===== Exercise input

+    g[n++] = gemv(L.wq.ggml_type, 2, L.wq.data, L.wk.data, nullptr, hidden, L.attn_norm, s->rms_eps, nullptr, s->q, s->k,
+                  nullptr, H, nq, nkv, 0);
+    g[n++] = gemv(L.wv.ggml_type, 0, L.wv.data, nullptr, nullptr, hidden, L.attn_norm, s->rms_eps, nullptr, s->v, nullptr,
+                  nullptr, H, nkv, 0, 0);
+  }
+  *nqkv = n;
+  void *part0 = tp ? (uint8_t *)s->tp->peer_base[s->tp->rank] + s->tp->slot_offset[0] : nullptr;
+  const bool local = !tp && s->all_reduce == nullptr;
+  g[n++] = gemv(L.wo.ggml_type, 0, L.wo.data, nullptr, nullptr, s->attn_out, nullptr, 0.f, local ? hidden : nullptr,
+                tp ? part0 : hidden2, nullptr, nullptr, nq, H, 0, 0);
+  g[n++] = gemv(L.w_gate.ggml_type, 1, L.w_gate.data, L.w_up.data, nullptr, hidden2, L.ffn_norm, s->rms_eps, nullptr,
+                s->act, nullptr, nullptr, H, L.w_gate.rows, L.w_gate.rows, 0);
+  void *part1 = tp ? (uint8_t *)s->tp->peer_base[s->tp->rank] + s->tp->slot_offset[1] : nullptr;
+  g[n++] = gemv(L.w_down.ggml_type, 0, L.w_down.data, nullptr, nullptr, s->act, nullptr, 0.f, local ? hidden2 : nullptr,
+                tp ? part1 : hidden, nullptr, nullptr, L.w_down.cols, H, 0, 0);
+  return n;
+}
+
 extern "C" int32_t mrs_llama_decode_step(const mrs_llama_step *s, void *stream) {
   const int dt = s->act_dtype, B = s->batch, H = s->hidden, pdl = s->pdl;
   const int nq = s->n_heads * s->head_dim, nkv = s->n_kv_heads * s->head_dim;
@@ -343,25 +384,25 @@
 
   MRS_TRY(mrs_embedding_gather(s->tok_embd.ggml_type, s->tok_embd.data, H, s->token_ids, B, s->x, dt, stream));
   void *hidden = s->x, *hidden2 = s->x2;
+  const MmvqCall head = {s->lm_head.ggml_type, 0, dt, {s->lm_head.data, nullptr, nullptr}, hidden, s->final_norm,
+                         s->rms_eps, nullptr, {s->logits, nullptr, nullptr}, H, {s->vocab, 0, 0}, B, 0, pdl};
+  MmvqCall cur[5] = {}, nxt[5] = {}, first = {};
+  int nqkv = 0, nqkv_next = 0;
+  if (s->n_layers > 0) {
+    layer_gemvs(s, 0, cur, &nqkv);
+    first = cur[0];
+  }
   for (int l = 0; l < s->n_layers; l++) {
     const mrs_llama_layer &L = s->layers[l];
-    if (!do_gemv) {
-    } else if (L.wq.ggml_type != L.wk.ggml_type) {
-      MRS_TRY(mrs_mmvq_fused(L.wq.ggml_type, 0, dt, L.wq.data, nullptr, nullptr, hidden, L.attn_norm, s->rms_eps,
-                             nullptr, s->q, nullptr, nullptr, H, nq, 0, 0, B, 0, pdl, stream));
-      MRS_TRY(mrs_mmvq_fused(L.wk.ggml_type, 0, dt, L.wk.data, nullptr, nullptr, hidden, L.attn_norm, s->rms_eps,
-                             nullptr, s->k, nullptr, nullptr, H, nkv, 0, 0, B, 0, pdl, stream));
-      MRS_TRY(mrs_mmvq_fused(L.wv.ggml_type, 0, dt, L.wv.data, nullptr, nullptr, hidden, L.attn_norm, s->rms_eps,
-                             nullptr, s->v, nullptr, nullptr, H, nkv, 0, 0, B, 0, pdl, stream));
-    } else if (L.wk.ggml_type == L.wv.ggml_type) {
-      MRS_TRY(mrs_mmvq_fused(L.wq.ggml_type, 2, dt, L.wq.data, L.wk.data, L.wv.data, hidden, L.attn_norm, s->rms_eps,
-                             nullptr, s->q, s->k, s->v, H, nq, nkv, nkv, B, 0, pdl, stream));
-    } else {
-      MRS_TRY(mrs_mmvq_fused(L.wq.ggml_type, 2, dt, L.wq.data, L.wk.data, nullptr, hidden, L.attn_norm, s->rms_eps,
-                             nullptr, s->q, s->k, nullptr, H, nq, nkv, 0, B, 0, pdl, stream));
-      MRS_TRY(mrs_mmvq_fused(L.wv.ggml_type, 0, dt, L.wv.data, nullptr, nullptr, hidden, L.attn_norm, s->rms_eps,
-                             nullptr, s->v, nullptr, nullptr, H, nkv, 0, 0, B, 0, pdl, stream));
-    }
+    const int ncur = nqkv + 3;
+    const MmvqCall *after = &head;
+    if (l + 1 < s->n_layers) {
+      layer_gemvs(s, l + 1, nxt, &nqkv_next);
+      after = &nxt[0];
+    }
+    auto gemv = [&](int i) { return mmvq_fused_call(cur[i], i + 1 < ncur ? &cur[i + 1] : after, i == nqkv && do_attn, st); };
+    if (do_gemv)
+      for (int i = 0; i < nqkv; i++) MRS_TRY(gemv(i));
     if (do_attn && s->fused_attention) {
       MRS_TRY(mrs_paged_decode_fused(s->q, s->k, s->v, L.k_cache, L.v_cache, s->rope_cos, s->rope_sin, s->positions,
                                      s->slot_mapping, s->kv_indptr, s->kv_indices, s->kv_last_page_len,
@@ -383,43 +424,31 @@
                               s->head_dim, s->block_size, nq, s->head_dim, s->sm_scale, -1, 0.f, 1.f, 1.f,
                               (uint32_t)dt, (uint32_t)dt, st));
     }
-    if (!do_gemv) continue;
+    if (!do_gemv) {
+      for (int i = 0; i < 5; i++) cur[i] = nxt[i];
+      nqkv = nqkv_next;
+      continue;
+    }
+    MRS_TRY(gemv(nqkv));
     if (s->tp != nullptr && s->tp->world > 1) {
-      void *part = (uint8_t *)s->tp->peer_base[s->tp->rank] + s->tp->slot_offset[0];
-      MRS_TRY(mrs_mmvq_fused(L.wo.ggml_type, 0, dt, L.wo.data, nullptr, nullptr, s->attn_out, nullptr, 0.f, nullptr,
-                             part, nullptr, nullptr, nq, H, 0, 0, B, 0, pdl, stream));
       MRS_TRY(mrs_tp_allreduce_residual(s->tp, 0, hidden, hidden2, B * H, dt, pdl, stream));
-    } else if (s->all_reduce == nullptr) {
-      MRS_TRY(mrs_mmvq_fused(L.wo.ggml_type, 0, dt, L.wo.data, nullptr, nullptr, s->attn_out, nullptr, 0.f, hidden,
-                             hidden2, nullptr, nullptr, nq, H, 0, 0, B, 0, pdl, stream));
-    } else {
-      MRS_TRY(mrs_mmvq_fused(L.wo.ggml_type, 0, dt, L.wo.data, nullptr, nullptr, s->attn_out, nullptr, 0.f, nullptr,
-                             hidden2, nullptr, nullptr, nq, H, 0, 0, B, 0, pdl, stream));
+    } else if (s->all_reduce != nullptr) {
       s->all_reduce(hidden2, (int64_t)B * H, dt, stream, s->all_reduce_user);
       add_residual_kernel<<<(unsigned)(((int64_t)B * H + 255) / 256), 256, 0, st>>>(hidden2, hidden, (int64_t)B * H, dt);
     }
     if (L.w_gate.ggml_type != L.w_up.ggml_type || L.w_gate.rows != L.w_up.rows) return (int32_t)cudaErrorInvalidValue;
-    MRS_TRY(mrs_mmvq_fused(L.w_gate.ggml_type, 1, dt, L.w_gate.data, L.w_up.data, nullptr, hidden2, L.ffn_norm,
-                           s->rms_eps, nullptr, s->act, nullptr, nullptr, H, L.w_gate.rows, L.w_gate.rows, 0, B, 0,
-                           pdl, stream));
+    MRS_TRY(gemv(nqkv + 1));
+    MRS_TRY(gemv(nqkv + 2));
     if (s->tp != nullptr && s->tp->world > 1) {
-      void *part = (uint8_t *)s->tp->peer_base[s->tp->rank] + s->tp->slot_offset[1];
-      MRS_TRY(mrs_mmvq_fused(L.w_down.ggml_type, 0, dt, L.w_down.data, nullptr, nullptr, s->act, nullptr, 0.f, nullptr,
-                             part, nullptr, nullptr, L.w_down.cols, H, 0, 0, B, 0, pdl, stream));
       MRS_TRY(mrs_tp_allreduce_residual(s->tp, 1, hidden2, hidden, B * H, dt, pdl, stream));
-    } else if (s->all_reduce == nullptr) {
-      MRS_TRY(mrs_mmvq_fused(L.w_down.ggml_type, 0, dt, L.w_down.data, nullptr, nullptr, s->act, nullptr, 0.f, hidden2,
-                             hidden, nullptr, nullptr, L.w_down.cols, H, 0, 0, B, 0, pdl, stream));
-    } else {
-      MRS_TRY(mrs_mmvq_fused(L.w_down.ggml_type, 0, dt, L.w_down.data, nullptr, nullptr, s->act, nullptr, 0.f, nullptr,
-                             hidden, nullptr, nullptr, L.w_down.cols, H, 0, 0, B, 0, pdl, stream));
+    } else if (s->all_reduce != nullptr) {
       s->all_reduce(hidden, (int64_t)B * H, dt, stream, s->all_reduce_user);
       add_residual_kernel<<<(unsigned)(((int64_t)B * H + 255) / 256), 256, 0, st>>>(hidden, hidden2, (int64_t)B * H, dt);
     }
-  }
-  if (do_gemv)
-  MRS_TRY(mrs_mmvq_fused(s->lm_head.ggml_type, 0, dt, s->lm_head.data, nullptr, nullptr, hidden, s->final_norm,
-                         s->rms_eps, nullptr, s->logits, nullptr, nullptr, H, s->vocab, 0, 0, B, 0, pdl, stream));
+    for (int i = 0; i < 5; i++) cur[i] = nxt[i];
+    nqkv = nqkv_next;
+  }
+  if (do_gemv) MRS_TRY(mmvq_fused_call(head, s->n_layers > 0 ? &first : nullptr, false, st));
   MRS_TRY(mrs_argmax(s->logits, B, s->vocab, dt, s->out_token, s->argmax_scratch, pdl, stream));
   return 0;
 }
diff --git a/mistral.rs_b200/csrc/mmvq.cu b/mistral.rs_b200/csrc/mmvq.cu
--- a/mistral.rs_b200/csrc/mmvq.cu
+++ b/mistral.rs_b200/csrc/mmvq.cu
@@ -1,3 +1,5 @@
+#include "mmvq_call.cuh"
+#include "mmvq_plan.cuh"
 #include "mmvq_types.cuh"
 
 #include <stdio.h>
@@ -5,10 +7,6 @@
 namespace mrs {
 
 constexpr int SSW = 8;
-
-constexpr int MAX_STAGES = 12;
-
-enum { MODE_PLAIN = 0, MODE_GLU = 1, MODE_QKV = 2 };
 
 __device__ __forceinline__ uint4 sel_u4(bool first, const uint4 &a, const uint4 &b) {
   return make_uint4(first ? a.x : b.x, first ? a.y : b.y, first ? a.z : b.z, first ? a.w : b.w);
@@ -38,6 +36,7 @@
   int K, stride_col_y, stride_col_dst, ncols;
   int mode, activation, dst_dtype;
   int nstages, vrows, pdl, flags;
+  MmvqNext next;
 #ifdef MRS_TIMELINE
   unsigned long long *dbg;
 #endif
@@ -47,12 +46,13 @@
   using Q = QT<T>;
   static constexpr int SLOTS = 2 * NCW;
   static constexpr int UPL = UPLX;
-  static constexpr int SEG_UNITS = 32 * UPL;
-  static constexpr int SEG_BLOCKS = SEG_UNITS / Q::UPB;
-  static constexpr int SEG_BYTES = SEG_BLOCKS * Q::BYTES;
-  static constexpr int SLOT_BYTES = (SEG_BYTES + 30 + 15) & ~15;
-  static constexpr int STAGE_BYTES = SLOTS * SLOT_BYTES;
-  static constexpr int XU_BYTES = 32 + 4 * Q::AUX;
+  static constexpr SegGeo S = seg_geo(Q::BYTES, Q::UPB, Q::AUX, UPL, NCW);
+  static constexpr int SEG_UNITS = S.seg_units;
+  static constexpr int SEG_BLOCKS = S.seg_blocks;
+  static constexpr int SEG_BYTES = S.seg_bytes;
+  static constexpr int SLOT_BYTES = S.slot_bytes;
+  static constexpr int STAGE_BYTES = S.stage_bytes;
+  static constexpr int XU_BYTES = S.xu_bytes;
   static constexpr int NBL = (Q::UPB == 1) ? 32 : (SEG_BLOCKS < 32 ? SEG_BLOCKS : 32);
   static constexpr int CPS = (Q::UPB == 1) ? 1 : 32 / NBL;
   static_assert(Q::UPB == 1 || (NBL * CPS == 32 && CPS * UPL == Q::UPB), "segment geometry");
@@ -80,15 +80,7 @@
 }
 
 __device__ __forceinline__ void resolve_row(const MmvqParams &p, int vrow, int which, int &m, int &row) {
-  if (p.mode == MODE_QKV) {
-    if (vrow < p.nrows[0]) { m = 0; row = vrow; }
-    else if (vrow < p.nrows[0] + p.nrows[1]) { m = 1; row = vrow - p.nrows[0]; }
-    else { m = 2; row = vrow - p.nrows[0] - p.nrows[1]; }
-  } else if (p.mode == MODE_GLU) {
-    m = which; row = vrow;
-  } else {
-    m = 0; row = vrow;
-  }
+  plan_resolve_row(p.mode, p.nrows, vrow, which, m, row);
 }
 
 struct YGlobal {
@@ -155,14 +147,15 @@
   __syncthreads();
   if (tid == 0) MRS_STAMP(1);
 
-  const int vr0 = (int)((long long)p.vrows * cta / ncta);
-  const int vr1 = (int)((long long)p.vrows * (cta + 1) / ncta);
-  const int P = (p.mode == MODE_GLU) ? NCW : SLOTS;
+  int vr0, vr1;
+  plan_cta_rows(p.vrows, cta, ncta, vr0, vr1);
+  const int P = plan_rows_per_pass(p.mode, NCW);
 
   if (warp == NCW) {
     if (p.pdl) pdl_launch_dependents();
     int stage = 0, phase = 0;
     const int slot = lane;
+    const uint64_t stream_policy = l2_policy_evict_first();
     for (int base = vr0; base < vr1; base += P) {
       const uint8_t *rowp = nullptr;
       if (slot < SLOTS) {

==========

> Exercise objective: Once you find the line containing "else if (vrow", copy it and every line after it through the end of the records, exactly as they stand.

> Solution to the exercise:
-    else if (vrow < p.nrows[0] + p.nrows[1]) { m = 1; row = vrow - p.nrows[0]; }
-    else { m = 2; row = vrow - p.nrows[0] - p.nrows[1]; }
-  } else if (p.mode == MODE_GLU) {
-    m = which; row = vrow;
-  } else {
-    m = 0; row = vrow;
-  }
+  plan_resolve_row(p.mode, p.nrows, vrow, which, m, row);
 }
 
 struct YGlobal {
@@ -155,14 +147,15 @@
   __syncthreads();
   if (tid == 0) MRS_STAMP(1);
 
-  const int vr0 = (int)((long long)p.vrows * cta / ncta);
-  const int vr1 = (int)((long long)p.vrows * (cta + 1) / ncta);
-  const int P = (p.mode == MODE_GLU) ? NCW : SLOTS;
+  int vr0, vr1;
+  plan_cta_rows(p.vrows, cta, ncta, vr0, vr1);
+  const int P = plan_rows_per_pass(p.mode, NCW);
 
   if (warp == NCW) {
     if (p.pdl) pdl_launch_dependents();
     int stage = 0, phase = 0;
     const int slot = lane;
+    const uint64_t stream_policy = l2_policy_evict_first();
     for (int base = vr0; base < vr1; base += P) {
       const uint8_t *rowp = nullptr;
       if (slot < SLOTS) {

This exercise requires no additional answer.